Python 2, 140 bytes, 4266 colliding words
I didn’t really want to start with the non-printable bytes thing given their unclear tweetability, but well, I didn’t start it. :-P
00000000: efbb bf64 6566 2066 2873 293a 6e3d 696e ...def f(s):n=in
00000010: 7428 732e 656e 636f 6465 2827 6865 7827 t(s.encode('hex'
00000020: 292c 3336 293b 7265 7475 726e 206e 2528 ),36);return n%(
00000030: 382a 2a38 2b31 2d32 3130 2a6f 7264 2827 8**8+1-210*ord('
00000040: 6f8e 474c 9f5a b49a 01ad c47f cf84 7b53 o.GL.Z........{S
00000050: 49ea c71b 29cb 929a a53b fc62 3afb e38e I...)....;.b:...

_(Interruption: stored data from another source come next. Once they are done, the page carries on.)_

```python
def main():
    ap = argparse.ArgumentParser()
    ap.add_argument("--nodes", type=int, default=100_000)
    ap.add_argument("--pending", type=int, default=800_000)
    ap.add_argument("--workers", type=int, default=0)
    ap.add_argument("--groups", type=int, default=-1)
    ap.add_argument("--out", default="")
    a = ap.parse_args()
    path = f"/tmp/kbhip_bench/c4_{a.nodes}_{a.pending}_{kbgen.BASE_SEED + 4}.kbs"
    if not os.path.exists(path):
        os.makedirs(os.path.dirname(path), exist_ok=True)
        kbgen.gen_c4(path, n_nodes=a.nodes, n_pending=a.pending)
    buf = open(path, "rb").read()
    with kbhip.Session(buf) as s:
        s.allocate()
    with kbhip.Session(buf) as s:
        s.set_option("engine_workers", a.workers)
        s.set_option("engine_groups", a.groups)
        s.set_option("engine_timeline", 1)
        s.allocate()
        st = s.stats()
        raw = np.zeros(SLOTS * EV, np.uint64)
        n = kbhip.lib().kbhip_debug_table(s._h, b"engine_tl", raw.ctypes.data, raw.nbytes)
        assert n == raw.nbytes
    t = raw.reshape(SLOTS, EV).astype(np.int64)
    pops = t[:, 31]
    order = np.argsort(pops)
    t = t[order]
    pops = pops[order]
    keep = (pops > 100) & np.all(t[:, [0, 1, 2, 3, 4, 5, 6, 7, 8, 9, 10, 11, 12, 13, 15, 28]] > 0, axis=1)
    t = t[keep]
    pops = t[:, 31]
    cont = np.diff(pops) == 1
    us = lambda x: float(np.median(x)) / 100.0
    res = {"pops": int(len(t)), "workers": a.workers, "groups": a.groups, "all_stats": {k: (v if isinstance(v, (int, float)) else str(v)) for k, v in st.items()}, "stats": {k: st[k] for k in ("engine_pops", "engine_launches", "engine_workers",
                                                             "alloc_device_s", "batched_pops", "host_wait_s")}}
    per = {}
    per["period"] = us(np.diff(t[:, 0])[cont])
    per["placer 0->3 drop+patch"] = us(t[:, 3] - t[:, 0])
    per["placer 3->4 final list + rows"] = us(t[:, 4] - t[:, 3])
    per["placer 4->5 barrier"] = us(t[:, 5] - t[:, 4])
    per["placer 5->6 decided"] = us(t[:, 6] - t[:, 5])
    per["placer 6->7 rows written"] = us(t[:, 7] - t[:, 6])
    per["placer 6->8 granules (wave 5)"] = us(t[:, 8] - t[:, 6])
    per["placer 5->15 front of next (wave 3, package)"] = us(t[:, 15] - t[:, 5])
    for ev, name in ((19, "wave 1 (pop p-1 cands key)"), (29, "wave 5 (host out + eval)"), (16, "wave 7 (eval + package)"),
                     (17, "wave 6 (eval + package)"), (14, "wave 4 (eval + package)"), (23, "wave 2 (hash)")):
        ok = t[:, ev] > 0
        if ok.any():
            per[f"placer 5->{ev} front {name}"] = us((t[:, ev] - t[:, 5])[ok])
    per["P2 wave0 drop (0->1)"] = us(t[:, 1] - t[:, 0])
    per["P2 wave1 start (0->2)"] = us(t[:, 2] - t[:, 0])
    per["P2 wave1 sort (2->9)"] = us(t[:, 9] - t[:, 2])
    per["placer 7 -> next 0"] = us((t[1:, 0] - t[:-1, 7])[cont])
    fin = np.all(t[:, [20, 21, 22]] > 0, axis=1)
    if fin.any():
        per["final: package flag (22) - placer start (0)"] = us((t[:, 22] - t[:, 0])[fin])
        per["final: desc(20)->merged(21)"] = us((t[:, 21] - t[:, 20])[fin])
        per["final: merged(21)->flag(22)"] = us((t[:, 22] - t[:, 21])[fin])
        f29 = fin & (t[:, 29] > 0)
        if f29.any():
            per["final: merged(21)->cands p-2 seen(29)"] = us((t[:, 29] - t[:, 21])[f29])
            per["final: cands p-2 seen(29,p) - placer P3(4,p-2)"] = us(
                (t[2:, 29] - t[:-2, 4])[((pops[2:] - pops[:-2]) == 2) & f29[2:]])
    lw = t[:, 18] > 0
    if lw.any():
        per["last worker published (18) - worker0 published (13)"] = us((t[:, 18] - t[:, 13])[lw])
        per["last worker published (18) - placer start (0)"] = us((t[:, 18] - t[:, 0])[lw])
    mg = np.all(t[:, [24, 25, 26]] > 0, axis=1)
    if mg.any():
        per["merger0 published (26) - placer start (0)"] = us((t[:, 26] - t[:, 0])[mg])
        per["merger0 lists in (25) - placer start (0)"] = us((t[:, 25] - t[:, 0])[mg])
        per["merger0 desc(24)->lists in(25)"] = us((t[:, 25] - t[:, 24])[mg])
        per["merger0 lists in(25)->pub(26)"] = us((t[:, 26] - t[:, 25])[mg])
        per["merger0 pub(26)->counts(27)"] = us((t[:, 27] - t[:, 26])[mg])
    per["worker0 published (13) - placer start (0)"] = us(t[:, 13] - t[:, 0])
    per["worker0 desc(10)->done(11)"] = us(t[:, 11] - t[:, 10])
    per["worker0 done(11)->eval(12)"] = us(t[:, 12] - t[:, 11])
    per["worker0 eval(12)->pub(13)"] = us(t[:, 13] - t[:, 12])
    per["worker0 pub(13) -> next desc(10)"] = us((t[1:, 10] - t[:-1, 13])[cont])
    per["worker0 published (13, p) - placer P3 (4, p-2)"] = us((t[2:, 13] - t[:-2, 4])[(pops[2:] - pops[:-2]) == 2])
    per["dispatch(28) - placer start(0)"] = us(t[:, 28] - t[:, 0])
    res["median_us"] = {k: round(v, 3) for k, v in per.items()}
    stop = (t[:, 30] >> 8) & 0xff
    res["stop_hist"] = {int(k): int(v) for k, v in zip(*np.unique(stop, return_counts=True))}
    t0all = t[:, 0]
    span = (t0all[-1] - t0all[0]) / 100.0
    dif = np.diff(t0all) / 100.0
    big = np.argsort(dif)[-12:][::-1]
    res["session"] = {"pops_seen": int(len(t0all)), "span_us": round(span, 1), "mean_us": round(span / max(1, len(t0all) - 1), 3),
                      "largest_gaps": [(int(pops[i]), round(float(dif[i]), 1)) for i in big],
                      "gaps_over_20us_total": round(float(dif[dif > 20].sum()), 1), "n_over_20": int((dif > 20).sum())}
    per_all = np.diff(t[:, 0])[cont] / 100.0
    res["period_us"] = {"mean": round(float(per_all.mean()), 3),
                        "quantiles_10_50_90_99": [round(float(np.quantile(per_all, q)), 2) for q in (0.1, 0.5, 0.9, 0.99)],
                        "gaps_over_20us": int((per_all > 20).sum()), "gap_time_over_20us": round(float(per_all[per_all > 20].sum()), 1)}
    dec = (t[:, 6] - t[:, 5]) / 100.0
    res["decide_us_quantiles"] = [round(float(np.quantile(dec, q)), 2) for q in (0.1, 0.25, 0.5, 0.75, 0.9, 0.99)]
    print(json.dumps(res))
    if a.out:
        with open(a.out, "w") as f:
            json.dump(res, f, indent=1)


if __name__ == "__main__":
    main()
```

Baseline: 3.065 million.

## Publish package keys early with separate flag so front cuts list before rows arrive

The sweep's wave 2 now writes the package key field and sets a separate key_ready flag before waves 0/1 compute and publish the row fields. In the non-LIST placer front, wave 3 waits only for the key flag and proceeds to the list cut and merge. Waves 4/6/7 redistribute the row loading across batches off the critical path. The aim is to shorten the dependency chain from package publish to the next placement, at the cost of an extra flag, an extra global store pass, and more polling traffic.

```diff
diff --git a/kube-batch-1_amd/csrc/engine/engine_placer.h b/kube-batch-1_amd/csrc/engine/engine_placer.h
--- a/kube-batch-1_amd/csrc/engine/engine_placer.h
+++ b/kube-batch-1_amd/csrc/engine/engine_placer.h
@@ -367,14 +367,30 @@
     if (lane == 0) __hip_atomic_store(&L.v1_seq[role], (int)q, __ATOMIC_RELAXED, __HIP_MEMORY_SCOPE_WORKGROUP);
 }
 
-template <int K>
-__device__ __forceinline__ void front_pkg_store(EngPlacerLds& L, const uint64_t (&v)[16], int base, uint32_t q,
+template <int F0, int NF>
+__device__ __forceinline__ bool front_pkg_load(EngCtl* ctl, const EngPkg* pk, uint32_t q, int lane,
+                                               uint64_t (&v)[2 * NF]) {
+#pragma unroll
+    for (int i = 0; i < 2 * NF; ++i) v[i] = ld_sc1(&pk->w[F0 + (i >> 1)][lane + 64 * (i & 1)]);
+    EngWait wt(ctl, kEngWaitTicks);
+    for (;;) {
+        bool miss = false;
+#pragma unroll
+        for (int i = 0; i < 2 * NF; ++i) miss |= (uint32_t)(v[i] >> 32) != q;
+        if (__ballot(miss) == 0) return true;
+#pragma unroll
+        for (int i = 0; i < 2 * NF; ++i)
+            if ((uint32_t)(v[i] >> 32) != q) v[i] = ld_sc1(&pk->w[F0 + (i >> 1)][lane + 64 * (i & 1)]);
+        if (!wt.tick()) return false;
+    }
+}
+template <int F0, int NF>
+__device__ __forceinline__ void front_pkg_store(EngPlacerLds& L, const uint64_t (&v)[2 * NF], int base, uint32_t q,
                                                 int lane) {
     EngRowCache& rc = L.rc;
 #pragma unroll
-    for (int i = 0; i < 16; ++i) {
-        constexpr int kF0 = 8 * K;
-        const int f = kF0 + (i >> 1), e = lane + 64 * (i & 1), sl = base + e;
+    for (int i = 0; i < 2 * NF; ++i) {
+        const int f = F0 + (i >> 1), e = lane + 64 * (i & 1), sl = base + e;
         const uint32_t x = (uint32_t)v[i];
         if (f == kPkKey) L.pkey[q % 2][e] = x;
         else if (f < kPkFlags) ((uint32_t*)&rc.row[sl])[f - kPkRow] = x;
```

00000060: e533 7360 982a 50a0 2a82 1f7d 768c 7877 .3s`.*P.*..}v.xw
00000070: d78a cb4f c5ef 9bdb 57b4 7745 3a07 8cb0 ...O....W.wE:...
00000080: 868f a927 5b6e 2536 375d 2929 ...'[n%67]))
Python 2, 140 printable bytes, 4662 4471 4362 colliding words
def f(s):n=int(s.encode('hex'),16);return n%(8**8+3-60*ord('4BZp%(jTvy"WTf.[Lbjk6,-[LVbSvF[Vtw2e,NsR?:VxC0h5%m}F5,%d7Kt5@SxSYX-=$N>'[n%71]))
Inspired by the form of kasperd’s solution, obviously—but with the important addition of an affine transformation on the modulus space, and entirely different parameters.